James Webb unravels the mystery of a nebula around a dying star

James Webb unravels the mystery of a nebula around a dying web

MISE À DAY

This is one of the first discoveries from the James Webb Space Telescope: two previously hidden stars have emerged from the Southern Ring Nebula that surrounds a star at the end of its life, thanks to observations of unparalleled precision.

This strange nebula located in the Milky Way, about 2000 light years from the solar system, is a gigantic cloud of gas and dust produced by a star which, as it dies, expels some of its material – a lot of gas and a little of dust.

In the center, there remains the heart of this star, called a white dwarf: a very hot and very small star, difficult to see directly, but whose presence can be guessed thanks to the orange rings all around, traces of the matter it ejected . In a few billion years, our Sun should experience roughly the same fate, as the vast majority of stars.

Except that unlike the Sun, which will die alone, the white dwarf in the heart of the Southern Ring nebula is accompanied. We knew so far a “companion” star, easier to observe than the white dwarf, because it is still in the prime of life. It is this companion star that appears brightest in the center of the dusty disk, in the photos taken by the James Webb telescope, which has been operating since this summer 1.5 million kilometers from Earth. 

< p> But this duo operation, fairly classic in the Milky Way, did not explain the “atypical” structure of the nebula, explains to AFP Philippe Amram, from the Marseille astrophysics laboratory, one of the authors of the study published Thursday in Nature Astronomy and which dissects the recent observations of the telescope.
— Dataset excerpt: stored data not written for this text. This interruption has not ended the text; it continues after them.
constexpr int TS = 8, TCELLS = 64;
constexpr int NPIECE = 8, PCELLS = 8;
constexpr int PH = 4, PW = 6, PHALO = PH * PW;
constexpr int NSLOT = NPIECE * PHALO;
// ... 917 lines not shown
                        oh[2 * jj] = pack_bf16(acc[jj][0] * rstd + tv[0], acc[jj][1] * rstd + tv[1]);
                        oh[2 * jj + 1] = pack_bf16(acc[jj][2] * rstd + tv[2], acc[jj][3] * rstd + tv[3]);
                    }
                    if (valid) {
#pragma unroll
                        for (int q = 0; q < 2 * JH; q += 2)
                            *reinterpret_cast<uint2 *>(dst + 2 * (2 * HF * JH + q)) = make_uint2(oh[q], oh[q + 1]);
                    }
                };
                half_out(std::integral_constant<int, 0>{});
                half_out(std::integral_constant<int, 1>{});
            };
            f32x4 te_a[2 * JH], te_b[2 * JH];
            int2 pd_a, pd_b;
            request(0, te_a, pd_a);
            if (has_nx) conv_tile(ih_nx, buf ^ 1);
            request(1, te_b, pd_b);
            emit(0, te_a, pd_a);
            request(2, te_a, pd_a);
            emit(1, te_b, pd_b);
            request(3, te_b, pd_b);
            emit(2, te_a, pd_a);
            emit(3, te_b, pd_b);
        }
        buf ^= 1;
    }
}

struct ConvArgs {
    const float *feat;
    const int32_t *idx;
    const int32_t *live_list;
    const int2 *piece_dirty;
    const int32_t *counts;
    const float *w9, *b9;
    const uint16_t *rh, *rl;
    const float *r0;
    float c0, inv_d, eps;
    int S, H, W;
    uint16_t *th, *tl;
    float *rstd;
    int32_t *key;
};

typedef int i32x2 __attribute__((ext_vector_type(2)));
template <int N> __device__ __forceinline__ void vm_wait() { asm volatile("s_waitcnt vmcnt(%0)" ::"n"(N) : "memory"); }
template <int OFF> __device__ __forceinline__ void vm_load16(f32x4 &d, const void *p) {
    asm volatile("global_load_dwordx4 %0, %1, off offset:%2" : "=&v"(d) : "v"(p), "n"(OFF) : "memory");
}
__device__ __forceinline__ void vm_load8(i32x2 &d, const void *p) { asm volatile("global_load_dwordx2 %0, %1, off" : "=&v"(d) : "v"(p) : "memory"); }
template <class T> __device__ __forceinline__ void vm_load4(T &d, const void *p) {
    static_assert(sizeof(T) == 4, "one dword");
    asm volatile("global_load_dword %0, %1, off" : "=&v"(d) : "v"(p) : "memory");
}
__device__ __forceinline__ void vm_dma16(const void *src, uint32_t dst) {
    uint32_t keep;
    asm volatile("s_mov_b32 %0, m0\n\ts_mov_b32 m0, %2\n\ts_nop 0\n\tglobal_load_lds_dwordx4 %1, off\n\ts_mov_b32 m0, %0"
                 : "=&s"(keep) : "v"(src), "s"(dst) : "memory");
}
template <class T> __device__ __forceinline__ void landed(T &x) { asm volatile("" : "+v"(x)); }
template <int... I, class F> __device__ __forceinline__ void static_for(std::integer_sequence<int, I...>, F &&f) { (f(std::integral_constant<int, I>{}), ...); }
template <int N, class F> __device__ __forceinline__ void static_for(F &&f) { static_for(std::make_integer_sequence<int, N>{}, f); }
__device__ __forceinline__ void lds_barrier() {
    asm volatile("s_waitcnt lgkmcnt(0)" ::: "memory");
    __builtin_amdgcn_s_barrier();
    asm volatile("" ::: "memory");
}

template <bool X3>
__global__ void __launch_bounds__(512) k_conv_rows(ConvArgs a) {
    constexpr int C = 64, NWV = 8, RING = 8;
    extern __shared__ __attribute__((aligned(16))) uint8_t smem[];
    uint16_t *t_hi = reinterpret_cast<uint16_t *>(smem);
    uint16_t *t_lo = t_hi + TCELLS * C;
    float *halo = reinterpret_cast<float *>(t_lo + TCELLS * C);
    int32_t *idxh = reinterpret_cast<int32_t *>(halo + 2 * NSLOT * C);
    int32_t *mcode = idxh + 2 * 256;
    i32x2 *mdirty = reinterpret_cast<i32x2 *>(mcode + RING * NPIECE);
    float *part = reinterpret_cast<float *>(mdirty + RING * NPIECE);
    const int tid = threadIdx.x, lane = tid & 63, wid = tid >> 6, l15 = lane & 15, g4 = lane >> 4;
    const int tw = a.W / TS;
    const int n_live = a.counts[0];
    const int64_t n_groups = ((int64_t)n_live + NPIECE - 1) / NPIECE;
    const int64_t g_begin = blockIdx.x, g_step = gridDim.x;
    if (g_begin >= n_groups) return;
    const int n_my = (int)((n_groups - g_begin + g_step - 1) / g_step);

    float wk[9][8], bk[8];
#pragma unroll
    for (int c = 0; c < 8; ++c) {
        const int ch = (tid & 7) * 8 + c;
        bk[c] = a.b9 ? a.b9[ch] : 0.f;
#pragma unroll
        for (int k = 0; k < 9; ++k) wk[k][c] = a.w9[ch * 9 + k];
    }
    const int rt = wid & 3;
    bf16x8 ra0, ra1, rl0, rl1;
    {
        const uint16_t *rp = a.rh + (16 * rt + l15) * C + 8 * g4;
        ra0 = *reinterpret_cast<const bf16x8 *>(rp);
        ra1 = *reinterpret_cast<const bf16x8 *>(rp + 32);
        rl0 = ra0; rl1 = ra1;
        if (X3) {
            const uint16_t *rpl = a.rl + (16 * rt + l15) * C + 8 * g4;
            rl0 = *reinterpret_cast<const bf16x8 *>(rpl);
            rl1 = *reinterpret_cast<const bf16x8 *>(rpl + 32);
// ... 122 lines not shown
        vm_wait<0>();
        landed(ra0); landed(ra1); landed(rl0); landed(rl1); landed(rinit);
#pragma unroll
        for (int c = 0; c < 8; ++c) {
            landed(bk[c]);
#pragma unroll
            for (int k = 0; k < 9; ++k) landed(wk[k][c]);
        }
        __syncthreads();
        conv_tile(idxh, halo, 0);
        __syncthreads();
        row_sums();
        if (tid < 256) idxh[tid] = k2 ? i2 : -1;
        __syncthreads();
    }
    for (int it = 0; it < n_my; ++it) {
        const int cur = it & 1, nx = cur ^ 1;
        const bool has_nx = it + 1 < n_my;
        dma_halo(idxh + cur * 256, cur);
        bool ok_i, ok_m;
        const int64_t off_i = idx_off(it + 3, ok_i);
        const int64_t k_m = piece_k(it + 4, tid & 7, ok_m);
        int iw, mc;
        i32x2 md;
        vm_load4(iw, a.idx + off_i);
        vm_load4(mc, a.live_list + k_m);
        vm_load8(md, a.piece_dirty + k_m);
        finish_rows(it);
        if (has_nx) conv_tile(idxh + nx * 256, halo + nx * NSLOT * C, it + 1);
        lds_barrier();
        if (has_nx) row_sums();
        vm_wait<0>();
        landed(iw); landed(mc); landed(md);
        if (tid < 256) idxh[nx * 256 + tid] = ok_i ? iw : -1;
        if (tid < NPIECE) {
            const int m = ((it + 4) & (RING - 1)) * NPIECE + tid;
            mcode[m] = ok_m ? mc : -1;
            mdirty[m] = ok_m ? md : i32x2{0, 0};
        }
        lds_barrier();
    }
}

struct KvRowArgs {
    const uint16_t *th, *tl;
    const float *rstd;
    const int32_t *key;
    const int32_t *n_rows;
    const uint16_t *mh, *ml;
    const float *m0;
    const float *te;
    uint16_t *out;
    int k_fp16;
};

“Since its discovery by astronomer John Herschel (in 1835, editor's note), we wonder why the Austral Ring nebula has such a bizarre shape, not really spherical”, rather elongated, continues this CNRS researcher.

The James Webb observations clear up the mystery: thanks to their vision in the infrared, a wavelength invisible to the human eye, the telescope's instruments have unearthed proof of the presence of minus two other stars within the nebula.

These discovered stars lie at the center of the nebula, which extends over a diameter equivalent to 1500 times the distance from the Sun to Pluto. They are farther from the white dwarf than the companion star, but overall the four stars are close enough to each other to interact. between this group of stars which “will shape in their wake” the structure of the nebula, according to the astrophysicist. Which would finally explain its unique appearance.